Checksum function verifying even numbers as the sum of two halves

Does the following checksum function make sense?

I am attempting to show that for all even numbers there exists at least two summands that, when normalized to $\frac{1}{2}$, asymptotically sum to 1:

$\lim \limits_{n \to \infty}\frac{n-1}{2[a+ \varphi(a)]}+\frac{n-1}{2[b+\varphi(b)]}\sim \frac{n}{n}=1$

where $n$ are even numbers $\geq 4$, $(a,b)$ are natural numbers where $a+b=n$ and $2 \leq a\leq b$ and $\varphi(n)$ is Euler's totient function

This result holds iff the normalization is performed on prime summands, otherwise the limiting value diverges slightly above 1.

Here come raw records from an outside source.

template <int MODE, bool GAL, int NL>
__global__ __launch_bounds__(512, NL <= 4 ? 4 : 2) void k_split4_main_fp(DevCtx c, const double *__restrict__ part,
                                                                   const double *__restrict__ tpart, const u64 *__restrict__ opa,
                                                                   const u64 *__restrict__ opb, size_t opa_stride, size_t opb_stride,
                                                                   int add_c1, const u64 *__restrict__ key, u64 *__restrict__ out, u32 gelt,
                                                                   u32 imap, int ni, int pack, const double *__restrict__ keyf) {
  extern __shared__ double dyn[];
  static_assert(NL + 1 <= 8, "one wavefront per limb, eight wavefronts");
  constexpr int nl = NL, NT = 512, PER = 2;
  const int W = __builtin_amdgcn_readfirstlane((int)(threadIdx.x >> 6));
  const int lane = threadIdx.x & 63;
  const int blk = blockIdx.x & 15;
  const int I = (int)((imap >> (4 * ((blockIdx.x >> 4) % (unsigned)ni))) & 15u);
  const size_t ct = (size_t)((blockIdx.x >> 4) / (unsigned)ni);
  const size_t N = (size_t)c.n, base = (size_t)blk << 10;
  const Mod m = mod_at(c, I);
  const FpTable t = fp_table(c, I);
  const double q = m.qd, qinv = m.qinv;
  f64x2 *ltw = reinterpret_cast<f64x2 *>(dyn + (nl + 1) * lds_words(10));
  const size_t pw = (size_t)nl * N;
  const ABC_CONST_AS DevConst *cst = (const ABC_CONST_AS DevConst *)c.cst;
  const double inv = cst->inv_special_c[I], inv_q = cst->inv_special_cq[I];

  f64x2 twv[PER];
  block_twiddles_fetch<10, f64x2, PER>(t.tw, 4, blk, (int)threadIdx.x, NT, twv);
  const bool has_limb = W <= nl;
  const int Wc = has_limb ? W : 0;
  const double *__restrict__ src = (Wc < nl - 1) ? part + ((ct * (nl + 1) + I) * nl + (Wc < I ? Wc : Wc + 1)) * (size_t)c.ps + base
                                                 : tpart + ((ct * 2 + (Wc - (nl - 1))) * nl + I) * (size_t)c.ps + base;
  const int pk = pack ? pack_kind(m.bits) : 0;
  u64x2 raw[8];
  if (has_limb) {
    if (pk == 0) {
#pragma unroll
      for (int k = 0; k < 8; k++) raw[k] = *reinterpret_cast<const u64x2 *>(src + (k << 7) + 2 * lane);
    } else if (pk == 1) {
#pragma unroll
      for (int k = 0; k < 8; k++) raw[k] = pack_load_pair<1>(src - base, N, base + (k << 7) + 2 * lane);
    } else {
#pragma unroll
      for (int k = 0; k < 8; k++) raw[k] = pack_load_pair<2>(src - base, N, base + (k << 7) + 2 * lane);
    }
  }
  auto load_pair = [&](int e, PairOps<MODE, NL> &o) {
    const u64 *kw = keyf ? reinterpret_cast<const u64 *>(keyf) : key;
#pragma unroll
    for (int Jx = 0; Jx < NL; Jx++) {
      o.k0[Jx] = *reinterpret_cast<const u64x2 *>(kw + (((size_t)Jx * 2 + 0) * c.K + I) * N + base + e);
      o.k1[Jx] = *reinterpret_cast<const u64x2 *>(kw + (((size_t)Jx * 2 + 1) * c.K + I) * N + base + e);
    }
    if (MODE == 0) {
      const u64 *pa = opa + ct * 2 * pw + (size_t)I * N + base + e, *pb = opb + ct * 2 * pw + (size_t)I * N + base + e;
      o.a0 = *reinterpret_cast<const u64x2 *>(pa); o.a1 = *reinterpret_cast<const u64x2 *>(pa + pw);
      o.b0 = *reinterpret_cast<const u64x2 *>(pb); o.b1 = *reinterpret_cast<const u64x2 *>(pb + pw);
    } else {
      const u64 *xl = opa + ct * opa_stride + (size_t)I * N;
#pragma unroll
      for (int k = 0; k < 2; k++) {
        const u32 si = galois_ntt_src<GAL>((u32)(base + e + k), gelt, c.logn);
        o.xs[k] = xl[si];
        o.d0s[k] = o.d1s[k] = 0;
        if (opb) {
          const u64 *ad = opb + ct * opb_stride + (size_t)I * N;
          o.d0s[k] = ad[si];
          if (add_c1) o.d1s[k] = ad[pw + si];
        }
      }
    }
  };
  PairOps<MODE, NL> ops;
  load_pair(2 * (int)threadIdx.x, ops);

  block_twiddles_store<10, f64x2, PER>(ltw, (int)threadIdx.x, NT, twv);
  __syncthreads();
  if (has_limb) {
    double *buf = dyn + W * lds_words(10);
    double xin[16];
    if (pk == 0) {
#pragma unroll
      for (int k = 0; k < 8; k++) {
        xin[k] = __longlong_as_double((long long)raw[k].x);
        xin[8 + k] = __longlong_as_double((long long)raw[k].y);
      }
    } else if (pk == 1) {
#pragma unroll
      for (int k = 0; k < 8; k++) pack_decode_pair<1>(raw[k], xin[k], xin[8 + k]);
    } else {
#pragma unroll
      for (int k = 0; k < 8; k++) pack_decode_pair<2>(raw[k], xin[k], xin[8 + k]);
    }
    if (m.bits >= 49) {
#pragma unroll
      for (int r = 0; r < 16; r++) xin[r] = fp_centre(xin[r], q, qinv);
    }
    ntt_fwd_tail1024_pairs<FpTail>(buf, xin, [&](int, int i, double v) { buf[lds_pad(i)] = v; }, t, m, 4, blk, lane, ltw);
  }
  __syncthreads();
  const double *tt0 = dyn + (nl - 1) * lds_words(10), *tt1 = dyn + nl * lds_words(10);
  auto compute_pair = [&](int e, const PairOps<MODE, NL> &o, auto twin) {
    constexpr bool TW = decltype(twin)::value;
    auto kd = [](u64 w) { return TW ? __longlong_as_double((long long)w) : fp_from_u64(w); };
    double s0[2] = {0.0, 0.0}, s1[2] = {0.0, 0.0}, d0[2] = {0.0, 0.0}, d1[2] = {0.0, 0.0};
#pragma unroll
    for (int Jx = 0; Jx < NL; Jx++) {
      double x[2];
      if (Jx == I) {
        if (MODE == 0) {
          const double x0[2] = {fp_from_u64(o.a0.x), fp_from_u64(o.a0.y)}, x1[2] = {fp_from_u64(o.a1.x), fp_from_u64(o.a1.y)};
          const double y0[2] = {fp_from_u64(o.b0.x), fp_from_u64(o.b0.y)}, y1[2] = {fp_from_u64(o.b1.x), fp_from_u64(o.b1.y)};
#pragma unroll
          for (int k = 0; k < 2; k++) {
            x[k] = fp_mulmod(x1[k], y1[k], q, qinv);
            d0[k] = fp_mulmod(x0[k], y0[k], q, qinv);
            d1[k] = fp_mulmod(x0[k], y1[k], q, qinv) + fp_mulmod(x1[k], y0[k], q, qinv);
          }
        } else {
#pragma unroll
          for (int k = 0; k < 2; k++) {
            x[k] = fp_from_u64(o.xs[k]);
            d0[k] = fp_from_u64(o.d0s[k]);
            d1[k] = fp_from_u64(o.d1s[k]);
          }
        }
      } else {
        const int w = Jx < I ? Jx : Jx - 1;
        const f64x2 v = *reinterpret_cast<const f64x2 *>(dyn + w * lds_words(10) + lds_pad(e));
        x[0] = v.x;
        x[1] = v.y;
      }
      s0[0] += fp_mulmod(x[0], kd(o.k0[Jx].x), q, qinv);
      s0[1] += fp_mulmod(x[1], kd(o.k0[Jx].y), q, qinv);
      s1[0] += fp_mulmod(x[0], kd(o.k1[Jx].x), q, qinv);
      s1[1] += fp_mulmod(x[1], kd(o.k1[Jx].y), q, qinv);
      if (Jx == 7) {
#pragma unroll
        for (int k = 0; k < 2; k++) {
          s0[k] = fp_centre(s0[k], q, qinv);
          s1[k] = fp_centre(s1[k], q, qinv);
        }
      }
    }
    const f64x2 u0 = *reinterpret_cast<const f64x2 *>(tt0 + lds_pad(e)), u1 = *reinterpret_cast<const f64x2 *>(tt1 + lds_pad(e));
    u64x2 r;
    r.x = fp_to_canon(fp_mul_lazy(s0[0] - u0.x, inv, inv_q, q) + d0[0], q, qinv);
    r.y = fp_to_canon(fp_mul_lazy(s0[1] - u0.y, inv, inv_q, q) + d0[1], q, qinv);
    *reinterpret_cast<u64x2 *>(out + ((ct * 2 + 0) * nl + I) * N + base + e) = r;
    r.x = fp_to_canon(fp_mul_lazy(s1[0] - u1.x, inv, inv_q, q) + d1[0], q, qinv);
    r.y = fp_to_canon(fp_mul_lazy(s1[1] - u1.y, inv, inv_q, q) + d1[1], q, qinv);
    *reinterpret_cast<u64x2 *>(out + ((ct * 2 + 1) * nl + I) * N + base + e) = r;
  };
  if (keyf) compute_pair(2 * (int)threadIdx.x, ops, std::true_type{});
  else compute_pair(2 * (int)threadIdx.x, ops, std::false_type{});
}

The idea is putting summands through a kind of checksum function that verifies whether or not they are the 'integral' or 'true' sums of the even number. The checksum in this case being the multiplicative identity of $n$, or 1.

Example: $n$ = 10

Input values: (1, 9), (2, 8), (3, 7), (4, 6), (5, 5)

Of the $\frac{n}{2}$ possible summand pairs, only one (5, 5) has the checksum 1 with the next lowest being (3, 7) $\approx$ 1.246. As $n$ tends to infinity so do the checksums tend to 1 for summand pairs that consist only of primes.